Lush, serene, bright, beautiful…. and totally not a trend that’s going to catch on where I live, in the northwest corner of England. Our weather is just too terrible! If you happen to live in an area with a suitable climate, though, outdoor bathrooms are a great idea and can add a decadent and exotic touch to your home.
Depending on your lifestyle and your budget, you could choose to locate your entire bathroom suite outside, or to have two bathroom suites: one indoor, one outdoor. The latter option will obviously grant you greater flexibility. Either way, you may prefer to retain an indoor toilet, for added privacy and for ease of use during the night.
Many of the same decor rules apply outside as in: although your outdoor space will already be pretty light, you can make it appear even more bright and spacious by adding mirrors. Mirrors look fantastic outdoors, as well: beautiful and slightly incongruous, as anyone with a garden mirror will attest. And you can emphasise the exoticism of your outdoor bathroom by adding an otherworldly touch – an oriental flavour in a western design, for example, or echoes of antiquity in a modern space.

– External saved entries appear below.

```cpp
static void routing_at(int N, const double C[][3], const double D[][3], double t, double *out) {
  for (int j = 0; j < N; j++) {
    const double th = C[j][0] + C[j][1] * t + C[j][2] * t * t, th1 = C[j][1] + 2 * C[j][2] * t, th2 = 2 * C[j][2];
    const double rho = D[j][0] + D[j][1] * t + D[j][2] * t * t, rho1 = D[j][1] + 2 * D[j][2] * t, rho2 = 2 * D[j][2];
    const double sa = std::sin(th), ca = std::cos(th);
    double *o = out + 6 * j;
    o[0] = rho * sa; o[1] = rho * ca;
    o[2] = rho1 * sa + rho * (ca * th1);
    o[3] = rho1 * ca + rho * (-sa * th1);
    o[4] = rho2 * sa + 2 * rho1 * (ca * th1) - rho * (sa * th1 * th1) + rho * (ca * th2);
    o[5] = rho2 * ca + 2 * rho1 * (-sa * th1) - rho * (ca * th1 * th1) + rho * (-sa * th2);
  }
}

int main() {
  constexpr int N = KB_N;
  const double L = 0.2, dL = L / 128, ro = 0.01, ri = 0.0, E = 2.1e6, nu = 0.3;
  double C[8][3] = {}, D[8][3] = {};
  if (N == 3) for (int k = 0; k < 3; k++) { C[k][0] = 2 * M_PI * k / 3; C[k][1] = 5.0; D[k][0] = 0.01; }
  else {
    const double c1[4] = {3.0, -2.0, 4.0, -5.0}, c2[4] = {10.0, 15.0, -12.0, 8.0}, d1[4] = {-0.01, 0.005, 0.0, -0.005};
    for (int k = 0; k < N; k++) { C[k][0] = M_PI * k / 2; C[k][1] = c1[k % 4]; C[k][2] = c2[k % 4]; D[k][0] = 0.01; D[k][1] = d1[k % 4]; }
  }
  RobotK K{};
  {
    const double ro2 = ro * ro, ri2 = ri * ri, I = 0.25 * M_PI * (ro2 * ro2 - ri2 * ri2), Ar = M_PI * (ro2 - ri2), J = 2 * I, G = E / (2 * (1 + nu));
    K.kb0 = E * I; K.kb2 = J * G; K.dkb = K.kb2 - K.kb0; K.ikb0 = 1 / K.kb0; K.ikb2 = 1 / K.kb2; K.ks0 = G * Ar; K.ks2 = E * Ar; K.iks0 = 1 / K.ks0; K.iks2 = 1 / K.ks2;
  }
  K.residual_threshold = 5e-6; K.radius = 0.015; K.L = L; K.dL = dL; K.n_tendons = N; K.n_a = 3; K.n_m = 3; K.state_size = N; K.n_points = 129;
  std::vector<StepK> steps;
  std::vector<double> tab((1 + 3 * 128) * N * 6);
  routing_at(N, C, D, 0.0, tab.data());
  for (int k = 0; k < 128; k++) {
    const double tk = k * dL;
    steps.push_back(StepK{dL, k + 1, 0});
    for (int q = 0; q < 3; q++) routing_at(N, C, D, tk + 0.5 * q * dL, &tab[(size_t)(1 + 3 * k + q) * N * 6]);
  }
#ifdef KB_COUNT
  const int64_t n = KB_COUNT;
#else
  const int64_t n = (int64_t)1 << KB_LOG2;
#endif
  std::vector<double> st((size_t)n * N);
  unsigned long long lcg = 88172645463325252ull;
  const double tmax = N == 3 ? 10.0 : 20.0;
  for (auto &x : st) { lcg = lcg * 6364136223846793005ull + 1442695040888963407ull; x = tmax * (double)(lcg >> 11) * (1.0 / 9007199254740992.0); }
  double *d_st, *d_tab, *d_tips; StepK *d_steps;
  CK(hipMalloc(&d_st, st.size() * 8)); CK(hipMalloc(&d_tab, tab.size() * 8)); CK(hipMalloc(&d_tips, (size_t)n * 24)); CK(hipMalloc(&d_steps, steps.size() * sizeof(StepK)));
  CK(hipMemcpy(d_st, st.data(), st.size() * 8, hipMemcpyHostToDevice)); CK(hipMemcpy(d_tab, tab.data(), tab.size() * 8, hipMemcpyHostToDevice));
  CK(hipMemcpy(d_steps, steps.data(), steps.size() * sizeof(StepK), hipMemcpyHostToDevice));
  hipEvent_t a, b; CK(hipEventCreate(&a)); CK(hipEventCreate(&b));
#ifdef KB_VERDICT
  trk::VerdictArgs va{};
  va.P = 129; va.CH = (int)std::lround(2.0 * K.radius / dL); va.NM = (128 + va.CH - 1) / va.CH + 1;
  GridK &g = va.g;
  g.xmin = g.ymin = g.zmin = -0.25; g.xmax = g.ymax = g.zmax = 0.25; g.N = 256; g.Nb = 64; g.rot_is_identity = 1;
  g.dx = g.dy = g.dz = 0.5 / 256; g.inv_dx = g.inv_dy = g.inv_dz = 1 / g.dx;
  for (int q = 0; q < 9; q++) g.inv_rot[q] = (q % 4 == 0) ? 1.0 : 0.0;
  for (int q = 0; q < 3; q++) { va.box[2 * q] = -0.25 + 1e-6 * 0.5; va.box[2 * q + 1] = 0.25 - 1e-6 * 0.5; }
  uint64_t *d_grid, *d_bits; int32_t *d_fb; uint32_t *d_fbc; trk::VerdictArgs *d_va;
  CK(hipMalloc(&d_grid, (size_t)64 * 64 * 64 * 8 * 2)); CK(hipMemset(d_grid, 0, (size_t)64 * 64 * 64 * 8 * 2));
  CK(hipMalloc(&d_bits, (size_t)((n + 63) / 64) * 8)); CK(hipMalloc(&d_fb, (size_t)n * 4)); CK(hipMalloc(&d_fbc, 4)); CK(hipMemset(d_fbc, 0, 4));
  va.grid = d_grid; va.near_grid = d_grid + 64 * 64 * 64; va.valid_bits = d_bits; va.fb_list = d_fb; va.fb_count = d_fbc;
  va.radius = K.radius;
  uint32_t *d_sig = nullptr;
  if (kSig) { va.sig_stride = (129 + 15) / 16 * 16; CK(hipMalloc(&d_sig, (size_t)n * va.sig_stride * 4)); va.sig = d_sig; }
  for (int j = 0; j < N; j++) { va.min_len[j] = K.min_len[j] = -1.0; va.max_len[j] = K.max_len[j] = 1.0; va.home_Li[j] = K.home_Li[j] = L; }
  va.finish_hot();
  CK(hipMalloc(&d_va, sizeof(va))); CK(hipMemcpy(d_va, &va, sizeof(va), hipMemcpyHostToDevice));
  const size_t lds = trk::verdict_lds_bytes(va.NM, kSig);
#endif
  std::vector<float> ms;
  for (int r = 0; r < KB_REPS + 2; r++) {
    CK(hipEventRecord(a));
#ifdef KB_VERDICT
    hipLaunchKernelGGL((trk::fk_verdict<N, false, false, kSig>), dim3((unsigned)((n + 63) / 64)), dim3(64), lds, nullptr, d_st, n, K, d_tab, d_steps, 128, d_tips, d_va);
#else
    hipLaunchKernelGGL((trk::rk4_only<N>), dim3((unsigned)((n + 63) / 64)), dim3(64), 0, nullptr, d_st, n, K, d_tab, d_steps, 128, d_tips);
#endif
    CK(hipEventRecord(b)); CK(hipEventSynchronize(b));
    float t; CK(hipEventElapsedTime(&t, a, b));
    if (r >= 2) ms.push_back(t);
  }
  std::vector<double> tips((size_t)n * 3);
  CK(hipMemcpy(tips.data(), d_tips, tips.size() * 8, hipMemcpyDeviceToHost));
  double sum = 0, asum = 0; for (double v : tips) { sum += v; asum += std::fabs(v); }
  std::sort(ms.begin(), ms.end());
  hipFuncAttributes fa;
#ifdef KB_VERDICT
  CK(hipFuncGetAttributes(&fa, (const void *)trk::fk_verdict<N, false, false, kSig>));
  {
    std::vector<uint64_t> bits((size_t)((n + 63) / 64));
    CK(hipMemcpy(bits.data(), d_bits, bits.size() * 8, hipMemcpyDeviceToHost));
    uint32_t fbc = 0; CK(hipMemcpy(&fbc, d_fbc, 4, hipMemcpyDeviceToHost));
    long valid = 0; for (uint64_t w : bits) valid += __builtin_popcountll(w);
    std::printf("fk_verdict: valid %ld of %ld, fallback entries %u (summed over launches)\n", valid, (long)n, fbc);
  }
#else
  CK(hipFuncGetAttributes(&fa, (const void *)trk::rk4_only<N>));
#endif
  std::printf("N=%d n=%ld (2^%d unless KB_COUNT) waves/SIMD<=%d: best %.3f ms  median %.3f ms  -> %.4g FK/s   regs %d  scratch %zu B   tips sum %.17g abs %.17g\n", N, (long)n, KB_LOG2, KB_WAVES,
              ms.front(), ms[ms.size() / 2], (double)n / (ms.front() * 1e-3), fa.numRegs, (size_t)fa.localSizeBytes, sum, asum);
  return 0;
}
```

In general, it’s wise to maintain a light touch and use lots of natural materials when decorating an outdoor room. Depending on your tastes and the overall style of your home, you could then contrast this naturally and minimally decorated space with an injection of colour – a bright, mosaic shower backsplash, for example – or an infusion of texture. Adding plants and running water to your outdoor bathroom, too, will emphasise its separation from the rest of the home as well as helping to bring a sense of serenity to the space.
When planning an outdoor bathroom, it’s important to think about ensuring your privacy. Tall screening will shield you from prying eyes (and protect you from invasive breezes too) but can dominate a small space – so choose your screening materials wisely. Breaking up your screening could be a good idea – a section of mosaic here, some wooden panels there… And softening the texture of any large expanses of screening is a good idea: try materials like bamboo, or add some climbing plants to your boundary wall.
Think about your roof, too: do you want a detailed, vaulted roof that’s part of your room design or something minimal that doesn’t intrude when you look at the space? Help yourself to feel more in tune with the elements by roofing over just a part of the bathroom and leaving the shower exposed (it’s designed to get wet, so why shield it from the rain which could add a new dimension to your showering experience?); if you prefer a little more separation from nature, a full roof could work better for you.
Finally, a versatile option (especially in a home with room for only one bathroom) is to add large bi-fold doors to an indoor bathroom, perhaps leading onto a balcony or decked area. This way, you can close the doors if the weather’s not great or you’re feeling like being more private and cosy… but the large doors allow in plenty of natural light and you’ve always got the option to let the outside in while you bathe or shower on a sunny day.